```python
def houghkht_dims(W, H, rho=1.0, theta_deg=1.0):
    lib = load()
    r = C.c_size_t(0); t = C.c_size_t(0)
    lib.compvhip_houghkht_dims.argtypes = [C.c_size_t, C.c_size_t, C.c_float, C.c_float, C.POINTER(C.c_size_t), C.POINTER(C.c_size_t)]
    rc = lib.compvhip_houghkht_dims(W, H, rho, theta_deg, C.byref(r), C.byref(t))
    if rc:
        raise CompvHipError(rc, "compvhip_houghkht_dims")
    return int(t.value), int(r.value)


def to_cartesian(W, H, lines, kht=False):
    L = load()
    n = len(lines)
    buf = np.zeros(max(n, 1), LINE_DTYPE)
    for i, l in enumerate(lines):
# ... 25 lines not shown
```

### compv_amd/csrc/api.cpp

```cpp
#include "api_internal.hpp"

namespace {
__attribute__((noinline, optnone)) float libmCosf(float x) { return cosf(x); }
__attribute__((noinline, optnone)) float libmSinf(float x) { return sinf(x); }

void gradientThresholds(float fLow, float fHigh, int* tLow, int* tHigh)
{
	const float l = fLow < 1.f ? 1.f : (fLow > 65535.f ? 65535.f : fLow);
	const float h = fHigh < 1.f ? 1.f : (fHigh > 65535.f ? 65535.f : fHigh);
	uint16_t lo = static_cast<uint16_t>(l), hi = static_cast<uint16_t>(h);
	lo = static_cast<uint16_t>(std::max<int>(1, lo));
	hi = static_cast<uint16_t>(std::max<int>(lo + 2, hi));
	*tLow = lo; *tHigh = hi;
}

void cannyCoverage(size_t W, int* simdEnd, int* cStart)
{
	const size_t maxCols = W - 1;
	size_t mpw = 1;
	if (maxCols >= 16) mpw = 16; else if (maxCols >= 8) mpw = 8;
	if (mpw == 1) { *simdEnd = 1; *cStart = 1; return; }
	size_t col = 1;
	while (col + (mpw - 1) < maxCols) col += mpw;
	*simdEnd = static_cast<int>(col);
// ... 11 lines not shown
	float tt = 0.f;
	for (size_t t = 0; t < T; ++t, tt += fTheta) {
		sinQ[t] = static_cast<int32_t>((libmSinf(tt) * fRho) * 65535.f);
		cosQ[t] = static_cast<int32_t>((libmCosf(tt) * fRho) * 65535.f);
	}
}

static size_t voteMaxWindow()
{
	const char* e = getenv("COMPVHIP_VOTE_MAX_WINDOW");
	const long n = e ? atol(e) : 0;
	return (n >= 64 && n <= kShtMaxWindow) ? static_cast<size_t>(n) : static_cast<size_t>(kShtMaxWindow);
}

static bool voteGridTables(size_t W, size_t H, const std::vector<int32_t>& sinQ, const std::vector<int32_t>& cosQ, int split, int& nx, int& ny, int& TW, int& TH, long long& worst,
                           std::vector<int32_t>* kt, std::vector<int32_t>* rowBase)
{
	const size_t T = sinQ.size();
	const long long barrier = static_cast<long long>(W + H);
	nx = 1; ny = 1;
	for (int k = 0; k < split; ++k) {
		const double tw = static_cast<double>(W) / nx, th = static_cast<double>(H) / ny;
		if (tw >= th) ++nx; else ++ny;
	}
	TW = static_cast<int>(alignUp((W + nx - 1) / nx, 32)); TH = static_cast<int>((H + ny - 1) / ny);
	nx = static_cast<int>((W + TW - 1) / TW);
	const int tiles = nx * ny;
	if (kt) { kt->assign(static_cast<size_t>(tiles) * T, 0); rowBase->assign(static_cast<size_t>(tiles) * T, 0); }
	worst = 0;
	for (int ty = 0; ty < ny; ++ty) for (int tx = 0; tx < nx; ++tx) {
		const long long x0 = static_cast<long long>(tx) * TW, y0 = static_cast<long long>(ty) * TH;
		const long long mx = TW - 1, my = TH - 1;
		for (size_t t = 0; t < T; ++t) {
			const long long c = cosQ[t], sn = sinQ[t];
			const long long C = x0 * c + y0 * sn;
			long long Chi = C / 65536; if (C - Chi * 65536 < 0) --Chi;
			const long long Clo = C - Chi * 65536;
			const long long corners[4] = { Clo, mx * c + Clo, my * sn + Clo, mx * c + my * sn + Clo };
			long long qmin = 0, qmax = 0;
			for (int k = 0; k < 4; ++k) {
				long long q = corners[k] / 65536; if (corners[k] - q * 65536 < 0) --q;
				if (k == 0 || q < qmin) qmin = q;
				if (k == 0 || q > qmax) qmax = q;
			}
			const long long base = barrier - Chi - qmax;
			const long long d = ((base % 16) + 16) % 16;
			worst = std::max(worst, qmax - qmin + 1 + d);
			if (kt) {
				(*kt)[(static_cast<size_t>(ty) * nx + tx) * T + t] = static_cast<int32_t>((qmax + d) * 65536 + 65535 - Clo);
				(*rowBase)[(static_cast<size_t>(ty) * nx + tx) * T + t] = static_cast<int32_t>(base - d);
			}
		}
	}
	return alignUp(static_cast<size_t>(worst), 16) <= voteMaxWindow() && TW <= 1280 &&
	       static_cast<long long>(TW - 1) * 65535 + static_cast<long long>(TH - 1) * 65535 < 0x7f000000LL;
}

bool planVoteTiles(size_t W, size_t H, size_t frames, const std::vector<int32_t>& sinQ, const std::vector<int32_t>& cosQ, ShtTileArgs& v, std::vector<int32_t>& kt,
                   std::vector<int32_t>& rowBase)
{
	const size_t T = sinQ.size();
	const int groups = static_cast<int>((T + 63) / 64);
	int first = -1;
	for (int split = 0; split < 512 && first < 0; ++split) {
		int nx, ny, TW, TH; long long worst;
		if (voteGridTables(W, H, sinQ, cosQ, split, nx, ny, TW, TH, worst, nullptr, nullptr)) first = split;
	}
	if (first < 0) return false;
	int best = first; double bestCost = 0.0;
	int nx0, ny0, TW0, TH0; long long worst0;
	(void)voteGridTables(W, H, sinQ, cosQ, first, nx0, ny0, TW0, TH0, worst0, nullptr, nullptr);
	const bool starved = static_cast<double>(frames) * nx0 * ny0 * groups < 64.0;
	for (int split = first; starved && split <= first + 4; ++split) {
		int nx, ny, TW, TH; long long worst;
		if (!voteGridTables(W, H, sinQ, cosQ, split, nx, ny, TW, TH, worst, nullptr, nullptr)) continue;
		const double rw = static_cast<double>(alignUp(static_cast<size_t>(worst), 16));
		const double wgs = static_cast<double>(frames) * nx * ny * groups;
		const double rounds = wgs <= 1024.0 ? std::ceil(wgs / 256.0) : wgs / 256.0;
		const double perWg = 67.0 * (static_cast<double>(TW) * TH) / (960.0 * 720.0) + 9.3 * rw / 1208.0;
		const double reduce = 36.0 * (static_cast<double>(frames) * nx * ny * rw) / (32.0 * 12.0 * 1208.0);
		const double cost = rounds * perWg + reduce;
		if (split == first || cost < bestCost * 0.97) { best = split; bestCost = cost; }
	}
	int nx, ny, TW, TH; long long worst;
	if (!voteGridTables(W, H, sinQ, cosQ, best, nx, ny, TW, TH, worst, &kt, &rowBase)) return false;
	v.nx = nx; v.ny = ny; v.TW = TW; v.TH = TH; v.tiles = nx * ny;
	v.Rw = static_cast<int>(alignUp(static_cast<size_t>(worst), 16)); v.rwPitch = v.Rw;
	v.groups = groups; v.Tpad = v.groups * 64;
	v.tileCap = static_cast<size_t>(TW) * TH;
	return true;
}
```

★ ★ ★ ★

TASK GOAL: From the entries, copy every line in which the string "libmSinf" can be found.

ANSWER SPACE:
__attribute__((noinline, optnone)) float libmSinf(float x) { return sinf(x); }
		sinQ[t] = static_cast<int32_t>((libmSinf(tt) * fRho) * 65535.f);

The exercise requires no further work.